Today, 31 March 2018, is the day of Stephen Hawking’s funeral. (http://www.bbc.co.uk/news/uk-england-cambridgeshire-43582950). It says something about our culture and its deep religious heritage that the funeral should take place in Great St. Mary’s Church, Cambridge. It is conducted by churchmen of the Anglican fold. This in full acknowledgement of Hawking’s atheism (https://www.washingtonpost.com/news/acts-of-faith/wp/2018/03/14/im-not-afraid-what-stephen-hawking-said-about-god-his-atheism-and-his-own-death/?utm_term=.1945c64ab9d0) Hawking’s ashes are to be interred next to the remains of Isaac Newton in another great place of religious veneration – Westminster Abbey. It seems our collective consciousness can’t bear to divest itself of the old consoling superstitions. So what is the latest state of play concerning religious belief today?

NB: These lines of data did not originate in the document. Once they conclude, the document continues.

# KinWaiCheuk/nnAudio

Hardware: AMD Instinct MI355X
Metric: spectrogram frames/sec (higher is better)
Workload: dtype f32; 1 GPU; STFT n_fft=2048 hop=512 hann, B=64 x 10 s @ 44.1 kHz, Magnitude (configs[1]); global_batch=64, precision=fp32 FFT per frame (VALU), err ~2e-7 of peak, parallelism=batch-sharded x1, no data-path collective

## Files before the change

nnaudio_amd/csrc/fft_core.h:

```cpp
#pragma once

#if defined(__HIPCC__)
#define FFT_HD __host__ __device__ __forceinline__
#else
#define FFT_HD inline
#endif

namespace fftcore {

typedef float cf __attribute__((ext_vector_type(2)));

FFT_HD cf cmul(cf a, cf w) { return cf{a.x * w.x - a.y * w.y, a.x * w.y + a.y * w.x}; }
FFT_HD cf mul_mi(cf a) { return cf{a.y, -a.x}; }

FFT_HD void dft2(cf &a, cf &b) {
  const cf t = a - b;
  a = a + b;
  b = t;
}

FFT_HD void dft4(cf (&v)[4]) {
  const cf s02 = v[0] + v[2], d02 = v[0] - v[2];
  const cf s13 = v[1] + v[3], d13 = mul_mi(v[1] - v[3]);
  v[0] = s02 + s13;
  v[1] = d02 + d13;
  v[2] = s02 - s13;
  v[3] = d02 - d13;
}

FFT_HD void dft8(cf (&v)[8]) {
  cf e[4] = {v[0], v[2], v[4], v[6]}, o[4] = {v[1], v[3], v[5], v[7]};
  dft4(e);
  dft4(o);
  constexpr float h = 0.70710678118654752f;
  const cf t1 = cf{(o[1].x + o[1].y) * h, (o[1].y - o[1].x) * h};
  const cf t2 = mul_mi(o[2]);
  const cf t3 = cf{(o[3].y - o[3].x) * h, -(o[3].x + o[3].y) * h};
  v[0] = e[0] + o[0];
  v[4] = e[0] - o[0];
  v[1] = e[1] + t1;
  v[5] = e[1] - t1;
  v[2] = e[2] + t2;
  v[6] = e[2] - t2;
  v[3] = e[3] + t3;
  v[7] = e[3] - t3;
}

FFT_HD void dft16(cf (&v)[16]) {
  cf e[8], o[8];
#pragma unroll
  for (int i = 0; i < 8; ++i) {
    e[i] = v[2 * i];
    o[i] = v[2 * i + 1];
  }
  dft8(e);
  dft8(o);
  constexpr float c1 = 0.92387953251128674f, s1 = 0.38268343236508977f;
  constexpr float h = 0.70710678118654752f;
  const cf w[8] = {cf{1.f, 0.f}, cf{c1, -s1}, cf{h, -h}, cf{s1, -c1}, cf{0.f, -1.f}, cf{-s1, -c1}, cf{-h, -h}, cf{-c1, -s1}};
#pragma unroll
  for (int k = 0; k < 8; ++k) {
    cf t;
    if (k == 0)
      t = o[0];
    else if (k == 4)
      t = mul_mi(o[4]);
    else if (k == 2)
      t = cf{(o[2].x + o[2].y) * h, (o[2].y - o[2].x) * h};
    else if (k == 6)
      t = cf{(o[6].y - o[6].x) * h, -(o[6].x + o[6].y) * h};
    else
      t = cmul(o[k], w[k]);
    v[k] = e[k] + t;
    v[k + 8] = e[k] - t;
  }
}

template <int R>
FFT_HD void dft(cf (&v)[R]) {
  static_assert(R == 2 || R == 4 || R == 8 || R == 16, "radix");
  if constexpr (R == 2) dft2(v[0], v[1]);
  if constexpr (R == 4) dft4(v);
  if constexpr (R == 8) dft8(v);
  if constexpr (R == 16) dft16(v);
}

FFT_HD int pad(int o) { return o + (o >> 4); }
template <int M>
constexpr int padded_size() {
  return M + (M >> 4) + 1;
}

template <int M>
struct Radix;
template <>
struct Radix<1024> {
  static constexpr int n = 3, r0 = 16, r1 = 16, r2 = 4, r3 = 1;
};
template <>
struct Radix<512> {
  static constexpr int n = 3, r0 = 8, r1 = 8, r2 = 8, r3 = 1;
};
template <>
struct Radix<256> {
  static constexpr int n = 4, r0 = 4, r1 = 4, r2 = 4, r3 = 4;
};
template <int M, int PASS>
constexpr int radix_of() {
  return PASS == 0 ? Radix<M>::r0 : PASS == 1 ? Radix<M>::r1 : PASS == 2 ? Radix<M>::r2 : Radix<M>::r3;
}
template <int M, int PASS>
constexpr int ns_of() {
  int ns = 1;
  if (PASS > 0) ns *= Radix<M>::r0;
  if (PASS > 1) ns *= Radix<M>::r1;
  if (PASS > 2) ns *= Radix<M>::r2;
  return ns;
}
template <int M, int PASS>
constexpr int tw_count() {
  return PASS == 0 ? 0 : (M / 64 / radix_of<M, PASS>()) * (radix_of<M, PASS>() - 1);
}
template <int M>
constexpr int tw_total() {
  return tw_count<M, 1>() + tw_count<M, 2>() + (Radix<M>::n > 3 ? tw_count<M, 3>() : 0);
}
template <int M, int PASS>
constexpr int tw_offset() {
  return PASS <= 1 ? 0 : PASS == 2 ? tw_count<M, 1>() : tw_count<M, 1>() + tw_count<M, 2>();
}

template <int M, int PASS>
FFT_HD float tw_turns(int lane, int idx) {
  constexpr int R = radix_of<M, PASS>(), NS = ns_of<M, PASS>();
  const int q = idx / (R - 1), r = idx % (R - 1) + 1;
  const int k = (lane + 64 * q) & (NS - 1);
  return -(float)(r * k) / (float)(NS * R);
}

template <int M, int PASS, typename Tw, typename Store>
FFT_HD void stockham_pass(cf (&x)[M / 64], int lane, Tw &&twf, Store &&store) {
  constexpr int P = M / 64, R = radix_of<M, PASS>(), NS = ns_of<M, PASS>(), Q = P / R;
  static_assert(P % R == 0, "a lane holds whole butterflies");
#pragma unroll
  for (int q = 0; q < Q; ++q) {
    cf v[R];
#pragma unroll
    for (int r = 0; r < R; ++r) v[r] = x[q + r * Q];
    if constexpr (NS > 1) {
#pragma unroll
      for (int r = 1; r < R; ++r) v[r] = cmul(v[r], twf(q, r));
    }
    dft<R>(v);
    const int j = lane + 64 * q, k = j & (NS - 1);
    const int base = (j - k) * R + k;
#pragma unroll
    for (int r = 0; r < R; ++r) {
      x[q + r * Q] = v[r];
      store(base + r * NS, v[r]);
    }
  }
}

FFT_HD cf real_post(cf zk, cf zm, cf wh) {
  const cf a = cf{zk.x + zm.x, zk.y - zm.y} * 0.5f;
  const cf b = cf{zk.x - zm.x, zk.y + zm.y};
  const cf wb = cmul(b, wh);
  return cf{a.x + wb.y, a.y - wb.x};
}

FFT_HD void real_post_pair(cf zk, cf zm, cf wh, cf &xk, cf &xm) {
  const cf a = cf{zk.x + zm.x, zk.y - zm.y} * 0.5f;
  const cf b = cf{zk.x - zm.x, zk.y + zm.y};
  const cf wb = cmul(b, wh);
  xk = cf{a.x + wb.y, a.y - wb.x};
  xm = cf{a.x - wb.y, -(a.y + wb.x)};
}

FFT_HD cf real_pre_conj(cf gk, cf gm, cf w) {
  const cf a = cf{gk.x + gm.x, gk.y - gm.y};
  const cf b = cf{gk.x - gm.x, gk.y + gm.y};
  const cf wb = cmul(b, w);
  return cf{a.x - wb.y, -(a.y + wb.x)};
}

}
```

Baseline: 414.9 million frames/s.

## Rewrite FFT butterflies with packed-f32 FMA inline asm and fused twiddles

Adds packed v_pk_add/v_pk_fma_f32 inline-asm butterfly primitives and restructures the radix-2/4/8/16 DFTs as a first butterfly stage followed by recursive twiddled butterflies. The first stage of each twiddled Stockham pass is folded into an FMA-based butterfly (b = 2a - s), which cuts instruction count on the VALU-bound FFT. The change is on by default via a macro and risks small numerical differences from the FMA reassociation, plus register pressure or scheduling constraints from the inline asm.

```diff
diff --git a/nnaudio_amd/csrc/fft_core.h b/nnaudio_amd/csrc/fft_core.h
--- a/nnaudio_amd/csrc/fft_core.h
+++ b/nnaudio_amd/csrc/fft_core.h
@@ -13,6 +13,181 @@
 FFT_HD cf cmul(cf a, cf w) { return cf{a.x * w.x - a.y * w.y, a.x * w.y + a.y * w.x}; }
 FFT_HD cf mul_mi(cf a) { return cf{a.y, -a.x}; }
 
+#ifndef MISPEC_FFT_PK
+#define MISPEC_FFT_PK 1
+#endif
+#if MISPEC_FFT_PK && defined(__HIP_DEVICE_COMPILE__)
+#define FFT_PK_ASM 1
+#else
+#define FFT_PK_ASM 0
+#endif
+
+FFT_HD cf fma2(cf a, cf b, cf c) { return cf{__builtin_fmaf(a.x, b.x, c.x), __builtin_fmaf(a.y, b.y, c.y)}; }
+
+FFT_HD void bf(cf &a, cf &b) {
+  const cf t = a - b;
+  a = a + b;
+  b = t;
+}
+
+FFT_HD void bf_mi(cf &a, cf &b) {
+#if FFT_PK_ASM
+  cf s, d;
+  asm("v_pk_add_f32 %0, %1, %2 op_sel:[0,1] op_sel_hi:[1,0] neg_hi:[0,1]" : "=v"(s) : "v"(a), "v"(b));
+  asm("v_pk_add_f32 %0, %1, %2 op_sel:[0,1] op_sel_hi:[1,0] neg_lo:[0,1]" : "=v"(d) : "v"(a), "v"(b));
+  a = s;
+  b = d;
+#else
+  const cf s = cf{a.x + b.y, a.y - b.x}, d = cf{a.x - b.y, a.y + b.x};
+  a = s;
+  b = d;
+#endif
+}
+
+FFT_HD void bf_w8(cf &a, cf &b) {
+  constexpr float h = 0.70710678118654752f;
+#if FFT_PK_ASM
+  const cf hh = cf{h, h};
+  cf u, s, d;
+  asm("v_pk_add_f32 %0, %1, %1 op_sel:[0,1] op_sel_hi:[1,0] neg_hi:[0,1]" : "=v"(u) : "v"(b));
+  asm("v_pk_fma_f32 %0, %1, %2, %3 op_sel_hi:[1,0,1]" : "=v"(s) : "v"(u), "s"(hh), "v"(a));
+  asm("v_pk_fma_f32 %0, %1, %2, %3 op_sel_hi:[1,0,1] neg_lo:[0,1,0] neg_hi:[0,1,0]" : "=v"(d) : "v"(u), "s"(hh), "v"(a));
+  a = s;
+  b = d;
+#else
+  const cf u = cf{b.x + b.y, b.y - b.x};
+  const cf s = fma2(u, cf{h, h}, a), d = fma2(u, cf{-h, -h}, a);
+  a = s;
+  b = d;
+#endif
+}
+
+FFT_HD void bf_w83(cf &a, cf &b) {
+  constexpr float h = 0.70710678118654752f;
+#if FFT_PK_ASM
+  const cf hh = cf{h, h};
+  cf u, s, d;
+  asm("v_pk_add_f32 %0, %1, %1 op_sel:[1,0] op_sel_hi:[0,1] neg_lo:[0,1] neg_hi:[1,1]" : "=v"(u) : "v"(b));
+  asm("v_pk_fma_f32 %0, %1, %2, %3 op_sel_hi:[1,0,1]" : "=v"(s) : "v"(u), "s"(hh), "v"(a));
+  asm("v_pk_fma_f32 %0, %1, %2, %3 op_sel_hi:[1,0,1] neg_lo:[0,1,0] neg_hi:[0,1,0]" : "=v"(d) : "v"(u), "s"(hh), "v"(a));
+  a = s;
+  b = d;
+#else
+  const cf u = cf{b.y - b.x, -b.x - b.y};
+  const cf s = fma2(u, cf{h, h}, a), d = fma2(u, cf{-h, -h}, a);
+  a = s;
+  b = d;
+#endif
+}
+
+template <bool SW = false>
+FFT_HD void bf_tw(cf &a, cf &b, cf w) {
+#if FFT_PK_ASM
+  cf t, s, d;
+  if constexpr (SW) {
+    asm("v_pk_fma_f32 %0, %1, %2, %3 op_sel_hi:[0,1,1]" : "=v"(t) : "v"(b), "s"(w), "v"(a));
+    asm("v_pk_fma_f32 %0, %1, %2, %3 op_sel:[1,1,0] op_sel_hi:[1,0,1] neg_lo:[0,1,0]" : "=v"(s) : "v"(b), "s"(w), "v"(t));
+  } else {
+    asm("v_pk_fma_f32 %0, %1, %2, %3 op_sel_hi:[0,1,1]" : "=v"(t) : "v"(b), "v"(w), "v"(a));
+    asm("v_pk_fma_f32 %0, %1, %2, %3 op_sel:[1,1,0] op_sel_hi:[1,0,1] neg_lo:[0,1,0]" : "=v"(s) : "v"(b), "v"(w), "v"(t));
+  }
+  asm("v_pk_fma_f32 %0, %1, 2.0, %2 op_sel_hi:[1,0,1] neg_lo:[0,0,1] neg_hi:[0,0,1]" : "=v"(d) : "v"(a), "v"(s));
+  a = s;
+  b = d;
+#else
+  const cf t = fma2(cf{b.x, b.x}, w, a);
+  const cf s = fma2(cf{b.y, b.y}, cf{-w.y, w.x}, t);
+  b = fma2(a, cf{2.f, 2.f}, -s);
+  a = s;
+#endif
+}
+
+FFT_HD cf cmul_pk(cf a, cf w) {
+#if FFT_PK_ASM
+  cf t, r;
+  asm("v_pk_mul_f32 %0, %1, %2 op_sel_hi:[0,1]" : "=v"(t) : "v"(a), "v"(w));
+  asm("v_pk_fma_f32 %0, %1, %2, %3 op_sel:[1,1,0] op_sel_hi:[1,0,1] neg_lo:[0,1,0]" : "=v"(r) : "v"(a), "v"(w), "v"(t));
+  return r;
+#else
+  const cf t = cf{a.x, a.x} * w;
+  return fma2(cf{a.y, a.y}, cf{-w.y, w.x}, t);
+#endif
+}
+
+#if MISPEC_FFT_PK
+template <int R>
+FFT_HD void dft_first(cf (&v)[R]) {
+#pragma unroll
+  for (int r = 0; r < R / 2; ++r) bf(v[r], v[r + R / 2]);
+}
+template <int R, typename Tw>
+FFT_HD void dft_first_tw(cf (&v)[R], Tw &&tw) {
+#pragma unroll
+  for (int r = 0; r < R / 2; ++r) {
+    if (r > 0) v[r] = cmul_pk(v[r], tw(r));
+    bf_tw(v[r], v[r + R / 2], tw(r + R / 2));
+  }
+}
+
+FFT_HD void dft_rest(cf (&v)[2]) {}
+
+FFT_HD void dft_rest(cf (&v)[4]) {
+  cf a = v[0], b = v[1], c = v[2], d = v[3];
+  bf(a, b);
+  bf_mi(c, d);
+  v[0] = a;
+  v[1] = c;
+  v[2] = b;
+  v[3] = d;
+}
+
+FFT_HD void dft_rest(cf (&v)[8]) {
+  cf e[4] = {v[0], v[2], v[4], v[6]}, o[4] = {v[1], v[3], v[5], v[7]};
+  dft_rest(e);
+  dft_rest(o);
+  bf(e[0], o[0]);
+  bf_w8(e[1], o[1]);
+  bf_mi(e[2], o[2]);
+  bf_w83(e[3], o[3]);
+#pragma unroll
+  for (int k = 0; k < 4; ++k) {
+    v[k] = e[k];
+    v[k + 4] = o[k];
+  }
+}
+
+FFT_HD void dft_rest(cf (&v)[16]) {
+  cf e[8], o[8];
+#pragma unroll
+  for (int i = 0; i < 8; ++i) {
+    e[i] = v[2 * i];
+    o[i] = v[2 * i + 1];
+  }
+  dft_rest(e);
+  dft_rest(o);
+  constexpr float c1 = 0.92387953251128674f, s1 = 0.38268343236508977f;
+  bf(e[0], o[0]);
+  bf_tw<true>(e[1], o[1], cf{c1, -s1});
+  bf_w8(e[2], o[2]);
+  bf_tw<true>(e[3], o[3], cf{s1, -c1});
+  bf_mi(e[4], o[4]);
+  bf_tw<true>(e[5], o[5], cf{-s1, -c1});
+  bf_w83(e[6], o[6]);
+  bf_tw<true>(e[7], o[7], cf{-c1, -s1});
+#pragma unroll
+  for (int k = 0; k < 8; ++k) {
+    v[k] = e[k];
+    v[k + 8] = o[k];
+  }
+}
+
+template <int R>
+FFT_HD void dft(cf (&v)[R]) {
+  static_assert(R == 2 || R == 4 || R == 8 || R == 16, "radix");
+  dft_first(v);
+  dft_rest(v);
+}
+#else
 FFT_HD void dft2(cf &a, cf &b) {
   const cf t = a - b;
   a = a + b;
@@ -85,6 +260,8 @@
   if constexpr (R == 16) dft16(v);
 }
 
+#endif
+
 FFT_HD int pad(int o) { return o + (o >> 4); }
 template <int M>
 constexpr int padded_size() {
@@ -147,11 +324,20 @@
     cf v[R];
 #pragma unroll
     for (int r = 0; r < R; ++r) v[r] = x[q + r * Q];
+#if MISPEC_FFT_PK
+    if constexpr (NS > 1) {
+      dft_first_tw(v, [&](int r) __attribute__((always_inline)) { return twf(q, r); });
+      dft_rest(v);
+    } else {
+      dft(v);
+    }
+#else
     if constexpr (NS > 1) {
 #pragma unroll
       for (int r = 1; r < R; ++r) v[r] = cmul(v[r], twf(q, r));
     }
     dft<R>(v);
+#endif
     const int j = lane + 64 * q, k = j & (NS - 1);
     const int base = (j - k) * R + k;
 #pragma unroll
```

Measured after the change: 418.9 million frames/s (median of 6 runs). About the same (+1.0%).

This book by Dutch philosopher Herman Philipse (https://en.wikipedia.org/wiki/Herman_Philipse) is a critical examination of the philosophical strategies for defending religious belief. The author says the main strategies may be presented as conforming to the end nodes of a decision tree for a believer. The faithful can interpret a credal statement (e.g. ‘God exists’) either as a factual claim, or as metaphorical. If it is a factual claim, they can either be warranted to endorse it without evidence, etc., or not. Finally, should religious belief require evidential support, then ought that support be assessed by the same criteria that we use in evaluating evidence in science, or not? Each of these options has been defended by prominent analytic philosophers of religion.

In Part I, Philipse assesses the tenability of each of these strategies and argues that the most promising option for believers who want to be justified in their creed is the Bayesian cumulative case strategy developed by Richard Swinburne. Parts II and III are devoted to an in-depth analysis of this case for theism. Using a ‘strategy of subsidiary arguments’, Philipse concludes (1) that theism cannot be stated meaningfully; (2) that if theism were meaningful, it would have no predictive power concerning existing evidence, so that Bayesian arguments cannot get started; and (3) that if the Bayesian cumulative case strategy did work, one should conclude that atheism is more probable than theism.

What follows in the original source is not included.